The larger number of 2 numbers is 3 more than twice the smaller. The difference of the larger in the smaller number is 8

x - y = 8

x = 2y + 3

so
2 y + 3 - y = 8

y = 5
x = 5+8 = 13

To solve this problem, we can set up a system of equations.

Let's assume the smaller number is represented by 'x' and the larger number is represented by 'y'.

The problem states that the larger number is 3 more than twice the smaller, so we can write the equation:
y = 2x + 3

The problem also states that the difference between the larger and smaller number is 8, so we can write another equation:
y - x = 8

Now we have a system of two equations:
1) y = 2x + 3
2) y - x = 8

To solve this system of equations, we can use substitution or elimination method.

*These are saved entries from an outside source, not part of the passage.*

template <bool WT>
__device__ __forceinline__ void trsm_group(double* __restrict__ rowp, bool ident, int ident_row0, int nv,
                                           const double* __restrict__ Lb, int lda,
                                           const double* __restrict__ dinv, int lane) {
    const int n = lane & 15, g = lane >> 4;
    const int pm = 4 * (n & 3) + (n >> 2);
    double4v W[8];
#pragma unroll
    for (int J = 0; J < 8; ++J) {
        if (ident) {
#pragma unroll
            for (int r = 0; r < 4; ++r) W[J][r] = (16 * J + 4 * g + r == ident_row0 + n) ? 1.0 : 0.0;
        } else {
            W[J] = gld4(rowp + 16 * J + 4 * g);
        }
    }
    auto load_l = [&](int J, int I) -> double4v {
        const int row = 16 * J + pm;
        double4v v = gld4(Lb + (size_t)row * lda + 16 * I + 4 * g);
        if (row >= nv) v = double4v{0.0, 0.0, 0.0, 0.0};
        return -v;
    };
    auto load_inv = [&](int J) -> double4v {
        double4v v = gld4(dinv + (J * 16 + pm) * 16 + 4 * g);
        if (16 * J + pm >= nv) {
#pragma unroll
            for (int q = 0; q < 4; ++q) v[q] = (4 * g + q == pm) ? 1.0 : 0.0;
        }
        return v;
    };
    double4v Lc[8], Ln[8], iv, ivn;
    iv = load_inv(0);
#pragma unroll
    for (int J = 1; J < 8; ++J) Lc[J] = load_l(J, 0);
#pragma unroll
    for (int I = 0; I < 8; ++I) {
        if (I + 1 < 8) {
            ivn = load_inv(I + 1);
#pragma unroll
            for (int J = I + 2; J < 8; ++J) Ln[J] = load_l(J, I + 1);
        }
        double4v y = {0.0, 0.0, 0.0, 0.0};
#pragma unroll
        for (int q = 0; q < 4; ++q) y = __builtin_amdgcn_mfma_f64_16x16x4f64(iv[q], W[I][q], y, 0, 0, 0);
        W[I] = y;
#pragma unroll
        for (int J = I + 1; J < 8; ++J)
#pragma unroll
            for (int q = 0; q < 4; ++q) W[J] = __builtin_amdgcn_mfma_f64_16x16x4f64(Lc[J][q], y[q], W[J], 0, 0, 0);
        iv = ivn;
#pragma unroll
        for (int J = I + 2; J < 8; ++J) Lc[J] = Ln[J];
    }
#pragma unroll
    for (int J = 0; J < 8; ++J) gst4<WT>(rowp + 16 * J + 4 * g, W[J]);
}

__global__ __launch_bounds__(64) void chol_trsm_kernel(double* __restrict__ A, int lda, int k0, int n_groups,
                                                       double* __restrict__ Xinv, const double* __restrict__ dinv) {
    const int lane = threadIdx.x, grp = blockIdx.x;
    const bool ident = grp >= n_groups;
    const int e = grp - n_groups;
    const int nv = ident ? min(NB, (lda - 1) - k0) : NB;
    double* rowp = ident ? Xinv + (size_t)(16 * e + (lane & 15)) * NB
                         : A + (size_t)(k0 + NB + 16 * grp + (lane & 15)) * lda + k0;
    trsm_group<false>(rowp, ident, 16 * e, nv, A + (size_t)k0 * lda + k0, lda, dinv, lane);
}

template <int TM>
__global__ __launch_bounds__(256) void chol_syrk_kernel(double* __restrict__ A, int lda, int k0, int tile_mode) {
    constexpr int RBA = TM / 16;
    constexpr int WR = TM / 64;
    constexpr int WC = 4 / WR;
    constexpr int MB = 4;
    constexpr int NBK = 8 / WC;
    constexpr int PA = TM / 64;
    __shared__ __attribute__((aligned(16))) double sA[2][TM * 16];
    __shared__ __attribute__((aligned(16))) double sB[2][2048];
    const int sub = (TM == 64) ? (blockIdx.x & 1) : 0;
    const int id = (TM == 64) ? (blockIdx.x >> 1) : blockIdx.x;
    int ti, tj;
// ... 19 lines not shown
#pragma unroll
            for (int r = 0; r < 4; ++r) {
                const int row = row_i + wr * (MB * 16) + m * 16 + (lane >> 4) + 4 * r;
                const int col = row_j + wc * (NBK * 16) + n * 16 + (lane & 15);
                acc[m][n][r] = A[(size_t)row * lda + col];
            }

    double2 ga[PA][2], gb[2][2];
    const int lrow = lane & 15, lkp = lane >> 4;
    auto gload = [&](int kc) {
#pragma unroll
        for (int p = 0; p < 2; ++p)
#pragma unroll
            for (int h = 0; h < 2; ++h) {
                const int row = lrow + 16 * (w + 4 * p);
                const int k = 2 * (lkp + 4 * h);
                if (p < PA) ga[p < PA ? p : 0][h] = *reinterpret_cast<const double2*>(&A[(size_t)(row_i + row) * lda + k0 + kc * 16 + k]);
                gb[p][h] = *reinterpret_cast<const double2*>(&A[(size_t)(row_j + row) * lda + k0 + kc * 16 + k]);
            }
    };
    auto lstore = [&](int buf) {
#pragma unroll
        for (int p = 0; p < 2; ++p)
#pragma unroll
            for (int h = 0; h < 2; ++h) {
                const int rb = w + 4 * p;
                const int k = 2 * (lkp + 4 * h);
                if (p < PA) {
                    const int posa = (((k >> 2) * RBA + rb) << 6) + ((k & 3) << 4) + lrow;
                    sA[buf][posa] = ga[p < PA ? p : 0][h].x;
                    sA[buf][posa + 16] = ga[p < PA ? p : 0][h].y;
                }
                const int posb = (((k >> 2) * 8 + rb) << 6) + ((k & 3) << 4) + lrow;
                sB[buf][posb] = gb[p][h].x;
                sB[buf][posb + 16] = gb[p][h].y;
            }
    };
    gload(0);
    lstore(0);
    __syncthreads();
    constexpr int KC = NB / 16;
    for (int kc = 0; kc < KC; ++kc) {
        const int buf = kc & 1;
        if (kc + 1 < KC) gload(kc + 1);
#pragma unroll
        for (int kq = 0; kq < 4; ++kq) {
            double a[MB], b[NBK];
#pragma unroll
            for (int m = 0; m < MB; ++m) a[m] = -sA[buf][((kq * RBA + wr * MB + m) << 6) + lane];
#pragma unroll
            for (int n = 0; n < NBK; ++n) b[n] = sB[buf][((kq * 8 + wc * NBK + n) << 6) + lane];
#pragma unroll
            for (int m = 0; m < MB; ++m)
#pragma unroll
                for (int n = 0; n < NBK; ++n)
                    acc[m][n] = __builtin_amdgcn_mfma_f64_16x16x4f64(a[m], b[n], acc[m][n], 0, 0, 0);
        }
        if (kc + 1 < KC) lstore(buf ^ 1);
        __syncthreads();
    }
#pragma unroll
    for (int m = 0; m < MB; ++m)
#pragma unroll
        for (int n = 0; n < NBK; ++n)
#pragma unroll
            for (int r = 0; r < 4; ++r) {
                const int row = row_i + wr * (MB * 16) + m * 16 + (lane >> 4) + 4 * r;
                const int col = row_j + wc * (NBK * 16) + n * 16 + (lane & 15);
                A[(size_t)row * lda + col] = acc[m][n][r];
            }
}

I will use the substitution method in this case.

From equation 1), we can substitute y in equation 2) with its equivalent expression:
2x + 3 - x = 8

Now we can simplify the equation:
x + 3 = 8

Next, we solve for x by isolating the variable:
x = 8 - 3
x = 5

We have found that the smaller number 'x' is equal to 5.

To find the larger number 'y', we substitute the value of x in equation 1):
y = 2(5) + 3
y = 10 + 3
y = 13

Hence, the larger number 'y' is equal to 13.

Therefore, the smaller number is 5 and the larger number is 13.